Long before his book was making headlines, Odenkirk found himself trending due to a life-threatening scare while filming the sixth season. “They had to shock me three times with the defibrillator,” Odenkirk recalls of his near fatal heart attack.

It’s a story that he’s recounted several times since the July 2021 incident, recently with Howard Stern on his book tour. Odenkirk credits his costars along with the onset medic and local surgeons with saving his life. “Everyone jumped right into action and didn’t miss a beat.”

On the night of the premiere, Odenkirk and the rest of the Better Call Saul cast felt an immense sense of gratitude for the bonds forged amid their eight years of production in Albuquerque, New Mexico.

“Bob said it best towards the end,” recalls Patrick Fabian. “‘We did it all… we lived together, we hiked together, we ate together, and we became family with this crew. There wasn’t a box we didn’t check, and knowing that things have a natural end, we are so blessed to go out on a high note.’”
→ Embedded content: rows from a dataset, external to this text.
doc2tex_amd/csrc/engine.hip:

```cpp
#include "engine_impl.h"
#include <mutex>

#pragma clang diagnostic ignored "-Wc++20-designator"

namespace {

void vgg_hw(int H, int W, int* oh, int* ow) {
  *oh = H / 2 / 2 / 2 / 2 - 1;
  *ow = W / 2 / 2 - 1;
}
bool vgg_encoder(const d2t_config& g) { return g.encoder == D2T_ENC_VGG_BILSTM || g.encoder == D2T_ENC_VGG; }
bool lstm_encoder(const d2t_config& g) { return g.encoder == D2T_ENC_VGG_BILSTM || g.encoder == D2T_ENC_RESNET_BILSTM; }

int proj_height_check(d2t_ctx* c, int fh) {
  if (fh == 3) return D2T_OK;
  return fail(c, D2T_EINVAL, "mean_height False: proj_feat reads a feature map of height 3 (64-pixel crops), this crop gives "
              "height %d", fh);
}

void backbone_hw(int H, int W, int* oh, int* ow) {
  int h = H / 2, w = W / 2;
  h /= 2; w /= 2;
  h = (h - 2) / 2 + 1; w = w + 1;
  h = (h - 2) / 2 + 1; w = w + 1;
// ... 325 lines not shown
}

int patch_embed(d2t_ctx* c, hipStream_t s, const Act& f, int gh, int gw, int dim, float* X) {
  const d2t_config& g = c->cfg;
  const int T = gh * gw + 1;
  ConvP p{};
  p.out = X;
  if (int rc = conv_operands(c, s, p, c->patch, f)) return rc;
  conv_shape(p, f.B, f.H, f.W, f.C, dim, g.patch_h, g.patch_w, g.patch_h, g.patch_w, 0, 0, gh, gw);
  const float* pos;
  if (int rc = pos_table_for(c, gh, gw, s, &pos)) return rc;
  p.row_add = pos; p.rows_per_img = gh * gw; p.img_stride = T; p.row_off = 1; p.row_add_off = 1;
  HIPCHK(c, conv_timed(c, p, s));
  HIPCHK(c, launch_fill_cls(c->cls_row, X, f.B, (long long)T * dim, dim, s));
  return D2T_OK;
}

int encode_vit(d2t_ctx* c, hipStream_t s, const float* image, int B, int H, int W, int gh, int gw, int dim, float* memory,
               float* const* maps_dev, int n_maps) {
  Act f{};
  if (int rc = run_backbone(c, s, image, B, H, W, &f, nullptr, nullptr, true)) return rc;
  const Net n{c, s};
  float* X = n.pick({f.p});
  if (int rc = patch_embed(c, s, f, gh, gw, dim, X)) return rc;
  const int T = gh * gw + 1, M = B * T;
  float* Hn = n.pick({X});
  float* Q = n.pick({X, Hn});
  float* X2 = n.pick({X, Hn, Q});
  for (size_t i = 0; i < c->vit.size(); ++i) {
    const VitBlock& vb = c->vit[i];
    HIPCHK(c, launch_layernorm(X, vb.n1.g, vb.n1.b, Hn, M, dim, 1e-6f, s));
    HIPCHK(c, linear_any(c, s, Hn, vb.qkv, nullptr, Q, M, ACT_NONE));
    float* map = i < (size_t)n_maps ? maps_dev[i] : nullptr;
    if (map) HIPCHK(c, launch_vit_attention_probs(Q, Hn, map, B, T, c->cfg.vit_heads, s));
    else HIPCHK(c, launch_vit_attention(Q, Hn, B, T, c->cfg.vit_heads, s));
    HIPCHK(c, linear_any(c, s, Hn, vb.proj, X, X2, M, ACT_NONE));
    HIPCHK(c, launch_layernorm(X2, vb.n2.g, vb.n2.b, Hn, M, dim, 1e-6f, s));
    HIPCHK(c, linear_any(c, s, Hn, vb.fc1, nullptr, Q, M, ACT_GELU));
    HIPCHK(c, linear_any(c, s, Q, vb.fc2, X2, X, M, ACT_NONE));
  }
  HIPCHK(c, launch_layernorm(X, c->vit_norm.g, c->vit_norm.b, memory, M, dim, 1e-6f, s));
  return D2T_OK;
}

}

int d2t_internal_pe2d(d2t_ctx* c, int h, int w, int C, hipStream_t s, const float** out) { return get_pe2d(c, h, w, C, s, out); }
hipError_t d2t_internal_conv_timed(d2t_ctx* c, const ConvP& p, hipStream_t s) { return conv_timed(c, p, s); }

namespace {
std::mutex g_stream_mu;
std::map<std::pair<int, int>, std::vector<hipStream_t>> g_stream_pool;
hipError_t acquire_stream(int device, int prio, hipStream_t* out) {
  {
    std::lock_guard<std::mutex> lk(g_stream_mu);
    auto& v = g_stream_pool[std::make_pair(device, prio)];
    if (!v.empty()) {
      *out = v.back();
      v.pop_back();
      return hipSuccess;
    }
  }
  return hipStreamCreateWithPriority(out, hipStreamNonBlocking, prio);
}
void release_stream(int device, int prio, hipStream_t st) {
  hipStreamSynchronize(st);
  std::lock_guard<std::mutex> lk(g_stream_mu);
  g_stream_pool[std::make_pair(device, prio)].push_back(st);
// ... 312 lines not shown
```

doc2tex_amd/csrc/engine_ops.hip:

```cpp
#include <climits>

#include "engine_impl.h"

extern "C" {

int d2t_op_conv2d(const float* x, const float* w, const float* bias, const float* residual, float* y, int32_t B,
                  int32_t H, int32_t W, int32_t Cin, int32_t Cout, int32_t KH, int32_t KW, int32_t SH, int32_t SW,
                  int32_t PH, int32_t PW, int32_t act, d2t_stream stream) {
  if (!x || !w || !y || SH < 1 || SW < 1) return D2T_EINVAL;
  hipStream_t s = (hipStream_t)stream;
  if (Cin == 1 || Cin == 3) {
    if (KH != 3 || KW != 3 || SH != 1 || SW != 1 || PH != 1 || PW != 1 || residual) return D2T_EINVAL;
    return launch_stem(x, w, bias, y, B, Cin, H, W, Cout, act, s) == hipSuccess ? D2T_OK : D2T_EHIP;
  }
  if (Cin % 32) return D2T_EINVAL;
  float* wp = nullptr;
  if (hipMalloc(reinterpret_cast<void**>(&wp), (size_t)Cout * KH * KW * Cin * 4) != hipSuccess) return D2T_ENOMEM;
  ConvP p{};
  p.in = x; p.w = wp; p.bias = bias; p.res = residual; p.out = y;
  conv_shape(p, B, H, W, Cin, Cout, KH, KW, SH, SW, PH, PW);
  p.act = act;
  hipError_t e = launch_repack_ohwi(w, wp, Cout, KH, KW, Cin, s);
  if (e == hipSuccess) e = launch_conv(p, s);
  hipStreamSynchronize(s);
// ... 253 lines not shown

int d2t_op_maxpool2x2(const float* x, float* y, int32_t B, int32_t H, int32_t W, int32_t C, int32_t SH, int32_t SW,
                      int32_t PH, int32_t PW, d2t_stream stream) {
  if (!x || !y) return D2T_EINVAL;
  return launch_maxpool(x, y, B, H, W, C, SH, SW, PH, PW, (hipStream_t)stream) == hipSuccess ? D2T_OK : D2T_EHIP;
}

int d2t_op_layernorm(const float* x, const float* gamma, const float* beta, float* y, int32_t rows, int32_t D,
                     float eps, d2t_stream stream) {
  if (!x || !gamma || !beta || !y) return D2T_EINVAL;
  return launch_layernorm(x, gamma, beta, y, rows, D, eps, (hipStream_t)stream) == hipSuccess ? D2T_OK : D2T_EHIP;
}
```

It’s not hyperbole to say that everyone in attendance understood the magnitude of what they’d accomplished with the critically awarded spinoff series. It’s no secret that Saul has been an anchor for AMC’s viewership, and likely why the network jumped at the chance to re-team with Odenkirk for the newly announced series, Straight Man.

“It’s going to be lighter,” Odenkirk teases of his new show after reflecting on some of last season’s most intense moments (Lalo Salamanca’s ominous “Tell Me Again” line still reverberating in fans’ ears).

For Patrick Fabian, his most electric scenes are set for the final season. Since the pilot, attorney Howard Hamlin has always been a character that’s in the fray of each season, but now he’s become the target. “It seems like Kim has her sights set on Howard at the end of last season… with the finger guns,” Fabian says with a smirk.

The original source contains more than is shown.